Alpa Jain has great experience teaching from her time as a graduate student at Columbia University, and it shows in the clarity of her descriptions of SVD and other recommendation algorithms in today’s lecture:
When I asked at the end of class how many students have used one of the recommended Twitter links, nearly everyone raised their hands, so Alpa is clearly doing her job.
For those of you who follow the latest developments in the Big Data technology stack, you’ll know that GraphLab is the hottest technology for processing huge graphs in fast time. We got to hear the algorithms behind GraphLab 2 even before the OSDI crowd! Check it out:
Perhaps the best news is there is new a version called GraphChi (for chihuahua) that you can run on your personal computer; so you don’t even need access to EC2 to run it going forward. Slides here.
Learn about weak ties, triadic closures, and personal pagerank, and how they all relate to the Twitter social graph from Aneesh Sharma:
I especially enjoyed his fascinating and clear explanation of the Watts-Strogatz model, its link to Kleinberg’s model, and how they explain how Milgram’s six degrees of separation phenomenon can occur. Thank you, Aneesh! Slides here.

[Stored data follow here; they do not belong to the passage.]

int ensure_path_state(PrtContext* c, uint64_t n_paths) {
    if (n_paths <= c->cap_paths) return PRT_OK;
    c->path = PathMem();
    c->cap_paths = 0;
    const uint64_t n = std::max<uint64_t>(n_paths, 256);
    int e = c->path.rays[0].alloc(n);
    if (!e) e = c->path.rays[1].alloc(n);
    if (!e) e = c->path.rad.ensure(n * sizeof(float4));
    for (int i = 0; i < 2; ++i) c->rb[i] = c->path.rays[i].view();
    HIPCHECK(c, e);
    c->cap_paths = n;
    return PRT_OK;
}

void touch_scene(PrtContext* c) { ++c->scene_gen; }
void touch_camera(PrtContext* c) { ++c->camera_gen; }

int ensure_primary_state(PrtContext* c, uint64_t n_paths, uint32_t n_pix_local) {
    if (n_paths > c->prim_pid_entries) {
        c->primary_key.valid = false;
        c->prim_pid_entries = 0;
        const uint64_t n = std::max<uint64_t>(n_paths, 256);
        HIPCHECK(c, c->prim.pid.ensure(n * sizeof(uint32_t)));
        c->prim_pid_entries = n;
    }
    if (n_pix_local > c->prim_pix_entries) {
        c->primary_key.valid = false;
        c->prim_pix_entries = 0;
        const uint32_t n = std::max<uint32_t>(n_pix_local, 256u);
        HIPCHECK(c, c->prim.list.ensure((size_t)n * sizeof(uint32_t)));
        HIPCHECK(c, c->prim.hit.ensure((size_t)n * sizeof(uint32_t)));
        c->prim_pix_entries = n;
    }
    return PRT_OK;
}

int ensure_light_state(PrtContext* c, uint64_t n_paths) {
    if (!c->wk.light_stats.p) {
        HIPCHECK(c, c->wk.light_stats.ensure(kLightStatWords * sizeof(unsigned long long)));
        HIPCHECK(c, hipMemsetAsync(c->wk.light_stats.p, 0, kLightStatWords * sizeof(unsigned long long), c->stream));
    }
    c->lb.stats = c->wk.light_stats.as<unsigned long long>();
    if (n_paths <= c->cap_light) return PRT_OK;
    c->light = LightMem();
    c->cap_light = 0;
    const uint64_t n = std::max<uint64_t>(n_paths, 256);
    int e = c->light.sh.alloc(n);
    if (!e) e = c->light.pdf_b.ensure(n * sizeof(float));
    if (!e) e = c->light.lrad.ensure(n * sizeof(float4));
    c->lb.sh = c->light.sh.view();
    c->lb.pdf_b = c->light.pdf_b.as<float>();
    c->lb.lrad = c->light.lrad.as<float4>();
    HIPCHECK(c, e);
    c->cap_light = n;
    return PRT_OK;
}

bool mesh_lights_on(const PrtContext* c) { return (c->light_sources & PRT_LIGHT_SOURCES_MESH) != 0u; }

DevLights dev_lights(const PrtContext* c) {
    const uint32_t mode = c->lighting == PRT_LIGHTING_NEE ? (uint32_t)PRT_LIGHTING_NEE : (uint32_t)PRT_LIGHTING_NEE_MIS;
    if (mesh_lights_on(c)) return DevLights{c->ml.records.as<float4>(), c->scene.prim_light.as<uint32_t>(), c->hs.ml.n_search, mode};
    return DevLights{c->scene.lights.as<float4>(), c->scene.prim_light.as<uint32_t>(), (uint32_t)(c->hs.lights.size() / (4 * PRT_LIGHT_F4)), mode};
}

DevMeshLights dev_mesh_lights(const PrtContext* c) {
    return DevMeshLights{c->ml.thr.as<uint32_t>(), c->light_buckets ? c->ml.bucket.as<uint32_t>() : nullptr,
                         c->ml.runs.as<DevLightRun>(), c->hs.ml.bucket_shift, (uint32_t)c->hs.ml.runs.size()};
}

bool clusters_on(const PrtContext* c) { return mesh_lights_on(c) && c->light_selection == (uint32_t)PRT_LIGHT_SELECTION_CLUSTERED; }

DevLightClusters dev_light_clusters(const PrtContext* c) {
    const MeshLightMem& m = c->ml;
    return DevLightClusters{m.lc_boxes.as<float4>(), m.lc_range.as<uint4>(), m.lc_members.as<uint32_t>(),
                            m.lc_thr.as<uint32_t>(), m.lc_cand.as<uint32_t>(), m.lc_pmf.as<float>(), c->hs.lc.n_clusters()};
}

uint32_t light_set_size(const PrtContext* c) {
    return mesh_lights_on(c) ? (uint32_t)c->hs.ml.visible.size() : (uint32_t)(c->hs.lights.size() / (4 * PRT_LIGHT_F4));
}

bool env_on(const PrtContext* c) { return c->env.W != 0u; }
uint64_t env_threshold(const PrtContext* c) { return prt_environment_threshold(c->env, light_set_size(c)); }

DevEnv dev_env(const PrtContext* c) {
    const uint64_t te = env_threshold(c);
    return DevEnv{c->envm.texels.as<float4>(), c->envm.row.as<uint32_t>(), c->envm.col.as<uint32_t>(),
                  c->envm.last.as<uint32_t>(), c->env.W, c->env.H, c->env.row_last, (uint32_t)te, te == 4294967296ull ? 1u : 0u,
                  (float)((double)te / 4294967296.0)};
}

int upload_env(PrtContext* c) {
    HIPCHECK(c, hipSetDevice(c->device));
    HIPCHECK(c, hipStreamSynchronize(c->stream));
    c->envm = EnvMem();
    if (!env_on(c)) return PRT_OK;
    HIPCHECK(c, c->envm.texels.alloc_copy(c->env.texels.data(), c->env.texels.size() * 4));
    HIPCHECK(c, c->envm.row.alloc_copy(c->env.row_thr.data(), c->env.row_thr.size() * 4));
    HIPCHECK(c, c->envm.col.alloc_copy(c->env.col_thr.data(), c->env.col_thr.size() * 4));
    HIPCHECK(c, c->envm.last.alloc_copy(c->env.col_last.data(), c->env.col_last.size() * 4));
    return PRT_OK;
}

bool tex_on(const PrtContext* c) { return c->tex.is_set && c->tex.n_textured_materials != 0u; }

DevTex dev_tex(const PrtContext* c) {
    return DevTex{c->texm.texels.as<float4>(), c->texm.desc.as<uint4>(), c->texm.mat.as<uint32_t>(), c->texm.uvs.as<float2>(),
                  c->texm.inst.as<uint32_t>(), c->tex.n_textures};
}

void free_tex(PrtContext* c) {
    c->texm = TexMem();
    c->tex_bytes = 0;
}

int upload_tex(PrtContext* c) {
    HIPCHECK(c, hipSetDevice(c->device));
    HIPCHECK(c, hipStreamSynchronize(c->stream));
    free_tex(c);
    if (!c->tex.is_set) return PRT_OK;
    auto up = [&](DevBuf& dst, const auto& src) {
        const int e = dst.alloc_copy(src.data(), src.size() * 4);
        if (!e) c->tex_bytes += src.size() * 4;
        return e;
    };
    const PrtTexTables& t = c->tex;
    HIPCHECK(c, up(c->texm.texels, t.texels));
    HIPCHECK(c, up(c->texm.desc, t.desc));
    HIPCHECK(c, up(c->texm.mat, t.mat_tex));
    HIPCHECK(c, up(c->texm.uvs, t.uvs));
    HIPCHECK(c, up(c->texm.inst, t.inst_uv_base));
    return PRT_OK;
}

void drop_tex(PrtContext* c) {
    if (c->has_device && c->texm.texels.p) {
        (void)hipSetDevice(c->device);
        (void)hipStreamSynchronize(c->stream);
        free_tex(c);
    }
    c->tex = PrtTexTables();
}

int sync_light_tables(PrtContext* c) {
    const uint64_t te = env_threshold(c);
    if (te == c->t_env_dev || !c->has_device) return PRT_OK;
    std::vector<float> a, b;
    const bool ml = mesh_lights_on(c) && c->ml.records.p;
    prt_scaled_light_tables(c->hs, te, &a, ml ? &b : nullptr);
    HIPCHECK(c, hipSetDevice(c->device));
    HIPCHECK(c, hipStreamSynchronize(c->stream));
    if (!a.empty() && c->scene.lights.p) HIPCHECK(c, hipMemcpy(c->scene.lights.p, a.data(), a.size() * 4, hipMemcpyHostToDevice));
    if (!a.empty() && c->scene.lights.p && c->tally) c->tally->h2d += a.size() * 4;
    if (ml && !b.empty()) HIPCHECK(c, hipMemcpy(c->ml.records.p, b.data(), b.size() * 4, hipMemcpyHostToDevice));
    if (ml && !b.empty() && c->tally) c->tally->h2d += b.size() * 4;
    if (ml && c->ml.lc_pmf.p) {
        prt_cluster_pmf_in(c->hs, te, &a);
        if (!a.empty()) HIPCHECK(c, hipMemcpy(c->ml.lc_pmf.p, a.data(), a.size() * 4, hipMemcpyHostToDevice));
        if (!a.empty() && c->tally) c->tally->h2d += a.size() * 4;
    }
    c->t_env_dev = te;
    return PRT_OK;
}

int upload_mesh_lights(PrtContext* c) {
    static_assert(sizeof(DevLightRun) == sizeof(PrtLightRun), "DevLightRun is PrtLightRun");
    HIPCHECK(c, hipSetDevice(c->device));
    HIPCHECK(c, hipStreamSynchronize(c->stream));
    c->ml = MeshLightMem();
    const PrtMeshLights& ml = c->hs.ml;
    auto up = [&](DevBuf& dst, const void* src, size_t bytes) {
        const int e = dst.alloc_copy(src, bytes);
        if (!e && c->tally) c->tally->h2d += bytes;
        return e;
    };
    HIPCHECK(c, up(c->ml.records, ml.records.data(), ml.records.size() * 4));
    HIPCHECK(c, up(c->ml.thr, ml.thr.data(), ml.thr.size() * 4));
    HIPCHECK(c, up(c->ml.bucket, ml.bucket.data(), ml.bucket.size() * 4));
    HIPCHECK(c, up(c->ml.runs, ml.runs.data(), ml.runs.size() * sizeof(PrtLightRun)));
// ... 53 lines not shown
void free_scene(PrtContext* c) {
    drop_refit_keep(c);
    c->scene = SceneMem();
    c->ml = MeshLightMem();
    c->has_scene = false;
}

Today we learned about an alternative software architecture for processing large data, getting the technical details from Splunk’s VP of Engineering, Stephen Sorkin. Splunk also has a really amazing GUI for analyzing Twitter and other data sources in real time; be sure to watch the last 15 minutes of the video to see the demo:
The great news is that you can download and try out the demo yourself for free! Thanks for a very technical, well-paced lecture, Stephen! And congratulations to Archana Ganapathi, who as a new mother, couldn’t make it this time!